All we know about Adolf Hitler is what other people told us. I don't exactly agree ( actually I'm indifferent) with people celebrating her death but your post was incredibly moronic. People can research the history and people can/experience the long term implications of her decisions.


----------



## Black Wraith (Apr 8, 2013)

I found out she died from my father.

He had a big smile on his face when he told me.


----------



## Velocity (Apr 8, 2013)

BrianTheGoldfish said:


> thanks largely to her effective dismantling of the unions



To be brutally honest, the unions screwed _everyone_ over in the 70's. There were so many strikes in everything from the Post Office to the steel industry that the unions were basically crippling everyone and humiliating the Government. The "three-day week" thing that went on for three months during the 70's was _entirely_ because the unions decided they didn't want to work as much as they should have.

Inflation may have been causing serious problems but that was no reason for Unions to pretty much "dick-over" the entire country. They weren't interested in lowering inflation, they wanted their pay to go up.

What Thatcher did against the Unions was, as far as I can see, the only option. She may have been too aggressive but what other choice was there? How can a country sustain itself if there are strikes and walk outs every week? Rubbish wasn't being collected and there were even unburied corpses in Liverpool and this went on for _weeks_. It's disgusting behaviour and, as we know, you have to do what your Union tells you or they kick you out. So even if most people working in those industries didn't want to go on strike, they had no choice. 

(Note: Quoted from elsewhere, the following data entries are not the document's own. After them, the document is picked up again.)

## Interleave wave tile walk, batch weight staging loads, use buffer loads for gather

```diff
diff --git a/point-unet_amd/csrc/att32_tile_walk.h b/point-unet_amd/csrc/att32_tile_walk.h
--- a/point-unet_amd/csrc/att32_tile_walk.h
+++ b/point-unet_amd/csrc/att32_tile_walk.h
@@ -1,7 +1,7 @@
 const int per_xcd = ((((a.n_total + 7) >> 3) + PPT - 1) / PPT) * PPT;
 const int xcd = blockIdx.x & 7, slot = blockIdx.x >> 3, slots = gridDim.x >> 3;
 const int t_end = min(a.n_total, (xcd + 1) * per_xcd);
-const int t_first = xcd * per_xcd + (slot * TPW + tiw) * PPT, t_step = slots * TPW * PPT;
+const int t_first = xcd * per_xcd + (tiw * slots + slot) * PPT, t_step = slots * TPW * PPT;
 int n_pp[PPT], n_nl = 0;
 float n_c[3], n_n[3];
 const bool one_cloud = a.n_total == a.n_cloud;
diff --git a/point-unet_amd/csrc/attpool32b.hip b/point-unet_amd/csrc/attpool32b.hip
--- a/point-unet_amd/csrc/attpool32b.hip
+++ b/point-unet_amd/csrc/attpool32b.hip
@@ -4,6 +4,15 @@
 namespace ps {
 
 struct Att32bArgs : Att32ArgsT<uint4> {};
+
+__device__ __forceinline__ __amdgpu_buffer_rsrc_t fg_rsrc(const float* fg, unsigned bytes)
+{
+    return __builtin_amdgcn_make_buffer_rsrc(const_cast<float*>(fg), 0, (int)bytes, 0x00020000);
+}
+__device__ __forceinline__ float fg_load(__amdgpu_buffer_rsrc_t r, unsigned off)
+{
+    return __builtin_bit_cast(float, __builtin_amdgcn_raw_buffer_load_b32(r, (int)off, 0, 0));
+}
 
 __device__ __forceinline__ B3Planes load_planes(const uint4* img, int slot, int lane)
 {
@@ -12,6 +21,23 @@
     r.p[1] = img[(slot * 3 + 1) * 64 + lane];
     r.p[2] = img[(slot * 3 + 2) * 64 + lane];
     return r;
+}
+
+template <int N, int NT, int R>
+__device__ __forceinline__ void stage_load(uint4 (&r)[R], const uint4* __restrict__ src, int tid)
+{
+#pragma unroll
+    for (int j = 0; j * NT < N; ++j) r[j] = src[(j + 1) * NT <= N ? tid + j * NT : min(tid + j * NT, N - 1)];
+}
+template <int N, int NT, bool WHOLE, int R>
+__device__ __forceinline__ void stage_write(uint4* dst, const uint4 (&r)[R], int tid)
+{
+#pragma unroll
+    for (int j = 0; j * NT < N; ++j) {
+        if ((j + 1) * NT <= N) {
+            if (WHOLE) dst[tid + j * NT] = r[j];
+        } else if (!WHOLE && tid + j * NT < N) dst[tid + j * NT] = r[j];
+    }
 }
 
 template <int D, int STAGE, int KN, int WAVES>
@@ -31,9 +57,22 @@
     float* own = smem + WTOT + wave * (32 + TILE);
     int* NB = reinterpret_cast<int*>(own);
     float* T1 = own + 32;
-    for (int i = threadIdx.x; i < W1Q; i += WAVES * 64) Wq[i] = a.w1[i];
-    for (int i = threadIdx.x; i < W2Q; i += WAVES * 64) Wq[W1Q + i] = a.w2[i];
-    for (int i = threadIdx.x; i < WBQ; i += WAVES * 64) Wq[W1Q + W2Q + i] = a.wb[i];
+    {
+        constexpr int NT = WAVES * 64;
+        constexpr int N1 = (W1Q + NT - 1) / NT, N2 = (W2Q + NT - 1) / NT, NB3 = (WBQ + NT - 1) / NT;
+        static_assert(N1 + N2 + NB3 <= 12, "att32b: the staging loads of a thread are held in registers");
+        const int tid = threadIdx.x;
+        uint4 r1[N1], r2[N2 ? N2 : 1], rb[NB3];
+        stage_load<W1Q, NT>(r1, a.w1, tid);
+        stage_load<W2Q, NT>(r2, a.w2, tid);
+        stage_load<WBQ, NT>(rb, a.wb, tid);
+        stage_write<W1Q, NT, true>(Wq, r1, tid);
+        stage_write<W2Q, NT, true>(Wq + W1Q, r2, tid);
+        stage_write<WBQ, NT, true>(Wq + W1Q + W2Q, rb, tid);
+        stage_write<W1Q, NT, false>(Wq, r1, tid);
+        stage_write<W2Q, NT, false>(Wq + W1Q, r2, tid);
+        stage_write<WBQ, NT, false>(Wq + W1Q + W2Q, rb, tid);
+    }
     float* bias = smem + (W1Q + W2Q + WBQ) * 4;
     for (int i = threadIdx.x; i < H; i += WAVES * 64) {
         bias[i] = a.b1[i];
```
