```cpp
struct CamOps {
  void (*residual)(const Dims&, const Tables&, hipStream_t, const int32_t* first, double* r, double* proj, double* err,
                   uint8_t* valid);
  void (*project_model)(const Dims&, const Tables&, hipStream_t, int iterations, double* proj);
  void (*cost)(const Dims&, const Tables&, hipStream_t, double* partial, int nblk);
  void (*jacobian)(const Dims&, const Tables&, hipStream_t, int row_nnz, double* vals, int32_t* cols);
  void (*linearize)(const Dims&, const Tables&, hipStream_t, double* rec, const uint16_t* tri, bool mfma, int epoch,
                    const double* x, double* za, int na, double* zb, int nb, const LsmrCompact* compact);
  void (*points)(const Dims&, const Tables&, hipStream_t, int n_points, double* Hss, double* Hfs, double* g);
  void (*lsmr_jv)(const Dims&, const Tables&, hipStream_t, const int32_t* first, int mode, const double* dscale, const double* v,
                  double alpha, double* u, double* partial, int nblk, const double* ls);
  void (*lsmr_jtu)(const Dims&, const Tables&, hipStream_t, const int32_t* first, double inv_beta, double* u, double* part,
                   int part_stride, double* bpart, int nblk, const double* ls);
  void (*lsmr_fused)(const Dims&, const Tables&, hipStream_t, const int32_t* first, const double* dscale, const double* v, double* u,
                     double* partial, double* part, int part_stride, double* bpart, int nblk, const double* ls);
  void (*lsmr_fused2)(const Dims&, const Tables&, hipStream_t, const int32_t* first, const double* dscale, const double* v, double* u,
                      double* partial, double* xpart, double* part, int part_stride, double* bpart, int nblk, const double* lsIn,
                      double* lsOut, const double* vpart, int nv, double* hbar, double* x, double* h, double* cache, int mode, LsmrCompact cp);
  void (*obs_cov)(const Dims&, const Tables&, hipStream_t, const double* Sss, const double* Sff, const double* Sfs,
                  const uint8_t* pflag, double sigma2, double* pred_cov, double* student, double* vpart, double* out,
                  const double* gview );
};

const CamOps* cam_ops_pin4();
const CamOps* cam_ops_pin5();
const CamOps* cam_ops_pin8();
const CamOps* cam_ops_pin12();
const CamOps* cam_ops_pin14();
const CamOps* cam_ops_fish4();
const CamOps* cam_ops_mix14();

// ... 2 lines not shown
```

### multical_amd/csrc/mcba_debug.h

```cpp
#ifndef MCBA_DEBUG_H
#define MCBA_DEBUG_H
#include "../../include/mcba.h"
#ifdef __cplusplus
extern "C" {
#endif

int32_t mcba_set_mfma(mcba_handle h, int32_t on);
int32_t mcba_debug_set_lin_grid(mcba_handle h, int32_t grid);
int32_t mcba_debug_set_frame_groups(mcba_handle h, int32_t nw);
int32_t mcba_debug_pipe_probe(int32_t iters, double* ms_out);
int32_t mcba_debug_dot3(const double* a, const double* b, int64_t n, double* out_single, double* out_wide);
int32_t mcba_debug_dispatch_probe(int32_t blocks, int32_t threads, int32_t lds_bytes, int32_t spin, long long* out);
int32_t mcba_debug_xcd_probe(int32_t n, long long* out);
int32_t mcba_debug_gn_step(mcba_handle h, double reg, double* gn_h, double* g_h, double* scale_inv);
int32_t mcba_debug_linearize_profile(mcba_handle h, const double* x, long long* out);
int32_t mcba_debug_chol(mcba_handle h, int32_t ns, const double* S, const double* rhs, double reg, int32_t blocked,
                        double* p_out);
int32_t mcba_debug_mfma_probe(const double* V, double* out);
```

The Unions were messing up the country on a huge scale and Thatcher put a stop to it. It was nothing more than a case of people in power wanting more power.


----------



## Bellamy The Hyena (Apr 8, 2013)

George Galloway is a moron who incites racial problems within communities, but the faux outrage from the Daily Mail here from his tweet is brilliant, 








I also can't help thinking that the Daily Mail pouring outrage to the campaign from some quarters to get "Ding Dong The Witch is Dead" to number one in the charts is going to backfire spectacularly (Streisand effect innit) - it's only going to increase it's publicity. 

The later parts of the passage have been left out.